Video conferencing is a substitute for travel.
Plastic is a sub for aluminum.
When the threat of subs is high the industry profitability is low.
Subs place a ceiling on prices.
The threat of substitutes is high if:
It offers an attractive price-performance tradeoff.
ex: long distances telephone services have suffered from cheap internet-based calling.
The buyers cost of switching to a substitute is low.
Changes in other industries may change substitute threat in your current industry.
Improvement for plastic allowed a sub for steel and aluminum.
Rivalry Among Existing Competitors
Takes many forms including
The intensity of a rivalry is greatest if:
Competitors are numerous or roughly equal in power.
Industry growth is slow. Usually precipitates fights for power or market share.
This arises because of highly specialized assets
Devotion to a specific business
Rivals are highly committed to the business and want leadership.
Especially if they have goals that go beyond economic performance in a particular industry.
Firms can’t read each other’s signals well.
The rivalry is especially destructive to profitability if it gravitates solely to price because this transfers profitability directly onto the customer.
Price competition is most likely if:
Products or services are nearly identical.
Fixed costs are high and margins are low.
Capacity must be expanded in large increments to be efficient.
Think of long and recurring periods of overcapacity.
The product is perishable and must be moved off the shelf.
Five competitive forces are important because it determines the industries long-run profitability and how much of it will be given away to rivals, customers, suppliers, new entrants, and substitutes.
Implications for Strategy
Understanding the forces that shape and industry is the starting point for developing a strategy.
Every company should know and the industry’s profitability and why it’s been changing over time.
The five forces reveal why industry profitability is what it is.
Where does the company stand versus buys, suppliers, entrants, rivals, and substitutes?
Allows you to better position the company to deal with current forces and anticipate shifts, or shaping forces.
Strategy can be viewed as building defenses against the competitive forces or finding a position in the industry where the forces are weakest.
Paccar (heavy-truck manufacturer) is an example. They knew their customers are less price sensitive and really care about quality and status.
Found a portion of an industry where the competitive forces are weaker and where it can avoid price rivalry.
Exploiting Industry Change
industry changes allow strategist to identify new opportunities in industries if they have a good understanding of the environment.
Think Apple with iTunes and iPod.
Major record labels have declined from 6 to 4 contrary to what people predicted (many record labels).
Shaping Industry Structure
A firm can lead its competitors toward new ways of competing.
Many participants may benefit, but innovator can benefit the most if competition shifts in the direction you need.
industry structure can be reshaped in two ways:
redividing profitability in favor of incumbents
starting point is to identify which force or forces are constraining industry profitability and address them.
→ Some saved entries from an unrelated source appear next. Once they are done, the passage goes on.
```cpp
__device__ __forceinline__ void fop_attn(const OpW& w, int wave, int lane) {
    struct { int L, Lpad, q_off, k_off, vt_off, p_off, qk_rs, k_rs, ps, C, dst_off, dst_rs; float att_scale; } o;
    o.L = OPI(w, L); o.Lpad = OPI(w, Lpad); o.q_off = OPI(w, q_off); o.k_off = OPI(w, k_off); o.vt_off = OPI(w, vt_off); o.p_off = OPI(w, p_off);
    o.qk_rs = OPI(w, qk_rs); o.k_rs = OPI(w, k_rs); o.ps = OPI(w, ps); o.C = OPI(w, C); o.dst_off = OPI(w, dst_off); o.dst_rs = OPI(w, dst_rs); o.att_scale = OPF(w, att_scale);
    const int lrow = lane & 15, kq = lane >> 4;
    const int L = o.L, mtiles = o.Lpad >> 4;
    const float* Q = lds_f(o.q_off);
    const float* K = lds_f(o.k_off);
    const float* Vt = lds_f(o.vt_off);
    float* P = lds_f(o.p_off);
    const int rs = o.qk_rs, krs = o.k_rs, ps = o.ps;
    const int nchq = o.C >> 4;
    for (int mt = wave; mt < mtiles; mt += UW_WAVES) {
        f32x4 s[6];
#pragma unroll
        for (int t = 0; t < 6; ++t) s[t] = f32x4{0.f, 0.f, 0.f, 0.f};
        const int qrow = min(mt * 16 + lrow, L - 1);
        for (int ch = 0; ch < nchq; ++ch) {
            const f32x4 af = *reinterpret_cast<const f32x4*>(Q + (size_t)qrow * rs + ch * 16 + kq * 4);
#pragma unroll
            for (int t = 0; t < 6; ++t) {
// ... 48 lines not shown
#pragma unroll
                    for (int j = 0; j < 4; ++j) acc[i] = mfma16(af[j], bf[j], acc[i]);
                }
            }
        }
        float* O = lds_f(o.dst_off);
        const float* b3 = OPP(w, const float, bias);
        const int o_resid = OPI(w, resid_off), o_resid_rs = OPI(w, resid_rs);
        const float o_scale = OPF(w, scale), badd = b3 ? ldg1(b3 + col) : 0.f;
#pragma unroll
        for (int i = 0; i < 3; ++i) {
            const int mt = wm + 2 * i;
            if (mt < mtiles)
                for (int r = 0; r < 4; ++r) {
                    const int row = mt * 16 + kq * 4 + r;
                    if (row < L) {
                        float v = acc[i][r];
                        if (b3) v = (v + badd + lds_f(o_resid)[(size_t)row * o_resid_rs + col]) * o_scale;
                        O[(size_t)row * o.dst_rs + col] = v;
                    }
                }
        }
    }
}

template <bool DIAG, bool MS = false, bool COOP = false, bool TRAIN = false>
__global__ __launch_bounds__(UW_THREADS) void unet_wg_kernel(UnetArgs u) {
    const int tid = threadIdx.x, lane = tid & 63;
    const int wave = __builtin_amdgcn_readfirstlane(tid >> 6);
    int n = MS ? blockIdx.x * u.S : blockIdx.x, n_multi = n, n_spill = n, spill_cap = u.NB;
    int cg = 0, cm = 0;
    if (COOP) {
        const int st = u.coop_stride, bid = blockIdx.x, blk = bid / (4 * st), r = bid - blk * 4 * st;
        cm = r / st; cg = blk * st + (r - cm * st);
        if (cg * 4 >= u.NB) return;
        n = min(cg * 4 + cm, u.NB - 1);
        n_multi = cg * 4;
        n_spill = bid * 4; spill_cap = 0x7fffffff;
    }
    {
        const int nw = u.tab_bytes >> 2;
        const int* src = reinterpret_cast<const int*>(u.tabs);
        int* dst = reinterpret_cast<int*>(rdmi_lds + u.tab_base);
        for (int i = tid; i < nw; i += UW_THREADS) dst[i] = src[i];
        float* z = lds_f(u.zero_off);
        for (int i = tid; i < (u.zero_bytes >> 2); i += UW_THREADS) z[i] = 0.f;
// ... 30 lines not shown
                else fop_conv<DIAG, MS && !COOP, TRAIN>(cur, u, multi ? n_multi : n, wave, lane, fine);
                break;
            case FOP_ATTN: fop_attn(cur, wave, lane); break;
            case FOP_LOADTAB: {
                const int* src = OPP(cur, const int, a_g);
                int* dst = reinterpret_cast<int*>(rdmi_lds + OPI(cur, dst_off));
                const int nw = OPI(cur, rows) >> 2;
                for (int i = tid; i < nw; i += UW_THREADS) dst[i] = src[i];
                break;
            }
            case FOP_XCHG: if (COOP) fop_xchg(cur, u, cg, cm, tid, failw); break;
            default: break;
        }
        if (kind == FOP_STORE || (kind == FOP_CONV && OPI(cur, dst_kind) == 2)) __syncthreads();
        else lds_barrier();
        if (DIAG && u.stamps && n == 0 && tid == 0) u.stamps[pc + 1] = clock64();
        cur = nxt; nxt = nn; pgm = ngm; pbt = nbt;
    }
    if (COOP && *failw) {
        const int E = (int)u.out_elems;
        for (int i = tid; i < E; i += UW_THREADS) u.out[(size_t)n * E + i] = __builtin_nanf("");
    }
}
```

The goal is to reduce the share of profits that leak to suppliers, buyers, subs or entrants.
Expanding overall profit pool.
Defining the Relevant Industry
Many strategies fail by defining too broadly.
Boundaries of an industry consisting of two primary dimensions:
1. Scope of products or services
ex: is motor oil used in cars the same as the oil used in trucks?
Constrained by the state? Or national? International?
identify the participants and segments them into groups
Who are? (determine which are strong, weak and why?:
The buyers and buyer groups?
Suppliers and supplier groups?
Determine Overall Industry Structure and Test Analysis
Why is the level of profitability what it is?
Which are the controlling forces for profitability?
Is the industry analysis consistent with actual long-run profitability?
Are more profitable players better positioned in relation to the five forces?
Analyze recent and likely future changes in each force both positive and negative.
Aspects of an industry that might be changed by competitors, entrants, or your company.